Patients under the care of Dr. Andrew Karaplis, of the Lady Davis Institute (LDI), were among the participants in this multi-centre study, whose results have been published in the highly prestigious New England Journal of Medicine .
“Keeping patients at a constant bone mass isn’t adequate when they are already suffering from osteoporosis and their bones aren’t strong enough to resist fracture,” says Dr. Karaplis, who researches metabolic bone disease at the LDI and treats osteoporotic patients at the JGH. “We anticipated fewer fractures, if we first succeeded in increasing the patient’s bone mass, followed by a regimen to sustain it.”
Osteoporosis is a serious condition affecting women and men, with post-menopausal women being particularly susceptible. The progressive loss of bone mass heightens the risk for fracture among those who have the condition.
To date, no effective treatment or cure exists, which is why such importance is being given to the promise of this study. It demonstrates that bone mass can be regenerated with the drug romosozumab and can be sustained with antiresorptives, which slow or block the process by which bone is reabsorbed.
Over two years, 4,093 women with osteoporosis and a fragility fracture were randomly assigned to one of two groups. For a year, the first received romosozumab, which is effective at rapidly building bone mass by increasing bone formation and decreasing bone resorption. This was followed by alendronate, which is an antiresorptive agent commonly used as first-line therapy for osteoporosis, since it maintains existing levels of bone mass. The only medication that second group received was alendronate.
The women who received romosozumab, followed by alendronate, were observed to have a 48 per cent lower rate of new vertebral fractures, compared with those who only received alendronate.

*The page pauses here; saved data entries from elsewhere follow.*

void set_last_error(const char* what, const char* detail, const char* file, int line);
struct Ctx;
int ctx_refuse_poisoned(const char* api_fn);
void finish_pool_release(Ctx* c);
void verify_ws_release(Ctx* c);
bool ctx_abandon(Ctx* c);
#define CTX_ENTER(C, FN)                      \
  std::lock_guard<std::mutex> lk((C).mu);     \
  if ((C).comm_poisoned) return plonk::ctx_refuse_poisoned(FN)

struct NttTables {
  Fr* tw_lo = nullptr;
  Fr* tw_hi = nullptr;
  Fr* tw_lo_scaled = nullptr;
  Fr* w512 = nullptr;
  Fr* g_lo = nullptr;
  Fr* g_hi = nullptr;
  void* tw_lo29 = nullptr;
  void* tw_hi29 = nullptr;
  void* tw_lo_scaled29 = nullptr;
  void* w512_29 = nullptr;
  void* g_lo29 = nullptr;
  void* g_hi29 = nullptr;
  void* tw_a29 = nullptr;
  void* tw_b29 = nullptr;
  Fr n_inv;
};

#ifndef PLONK_MSM_NB_BITS
#define PLONK_MSM_NB_BITS 15
#endif
#if PLONK_MSM_NB_BITS == 15
#define PLONK_MSM_NS nb15
#elif PLONK_MSM_NB_BITS == 17
#define PLONK_MSM_NS nbm
#elif PLONK_MSM_NB_BITS >= 18 && PLONK_MSM_NB_BITS <= 19
#define PLONK_MSM_NS nbl
#else
#error "PLONK_MSM_NB_BITS must be 15 or 17..19"
#endif
static constexpr int MSM_C = 16;
static constexpr int MSM_W = MSM_DIGITS;
static constexpr int MSM_NB_BITS = PLONK_MSM_NB_BITS;
static constexpr uint32_t MSM_NB = 1u << MSM_NB_BITS;
static constexpr int MSM_NB_BITS_MAX = 19;
static constexpr uint32_t MSM_NB_MAX = 1u << MSM_NB_BITS_MAX;
static constexpr uint32_t MSM_NAF_WIDTH = MSM_NB_BITS + 2;
static constexpr int MSM_MAX_BATCH = 4;

struct MsmBatch {
  const Fr* scalars[MSM_MAX_BATCH];
  uint64_t m[MSM_MAX_BATCH];
  G1* out[MSM_MAX_BATCH];
  int count;
  uint32_t ksl;
  uint64_t cap_m, cap_slices;
  const void* table;
  uint64_t table_n;
  uint32_t rows;
  uint32_t ordered;
  uint32_t wide;
  uint32_t heavy_thresh;
  const Fr* tail[MSM_MAX_BATCH];
  uint64_t split[MSM_MAX_BATCH];
  int kb0;
  int group_count;
};

struct HeavyItem { uint32_t bucket, seg_base, nseg, pad; };

struct MsmWork {
  bool fixed_ok = false;
  uint64_t cap_m = 0;
  uint32_t* tmp_words = nullptr;
  uint32_t* entries = nullptr;
  uint32_t* coarse_cnt = nullptr;
  uint32_t* coarse_off = nullptr;
  uint32_t* coarse_cur = nullptr;
  uint32_t* big_off = nullptr;
  uint32_t* big_cnt = nullptr;
  uint32_t* offsets = nullptr;
  uint32_t* slice_off = nullptr;
  uint32_t* full_off = nullptr;
  uint32_t* part_list = nullptr;
  uint32_t* multi_list = nullptr;
  uint32_t* layout = nullptr;
  uint64_t cap_slices = 0;
  void* partial = nullptr;
  void* buckets = nullptr;
  uint32_t* nheavy = nullptr;
  void* heavy_list = nullptr;
  void* seg_sum = nullptr;
  uint64_t cap_segs = 0;
  void* chunk = nullptr;
  int last_rowbits = 8;
  uint8_t* result = nullptr;
  uint8_t* result_host = nullptr;
  Fr* scalars_stage = nullptr;
  uint64_t cap_stage = 0;
};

Moreover, the first group had a 19 per cent lower risk of nonvertebral fractures, and a 38 per cent lower risk of hip fracture than those in the second group.
Dr. Karaplis characterized the study’s results as a “significant breakthrough” in treating osteoporosis, adding that the findings will affect how he treats his patients.
However, one safety concern did emerge during the trial. In the first year, serious cardiovascular events were observed more often in the romosozumab-alendronate group—in 50 of the 2,040 patients (2.5 per cent), compared with 38 of the 2,014 patients (1.9 per cent) in the alendronate-only group.
“Although the numbers are relatively small, this is a signal that requires further clarification,” says Dr. Karaplis. “For now, we need to look more deeply into the cause of the observed imbalance in cardiovascular events and be cautious about the patients we choose to treat with romosozumab.”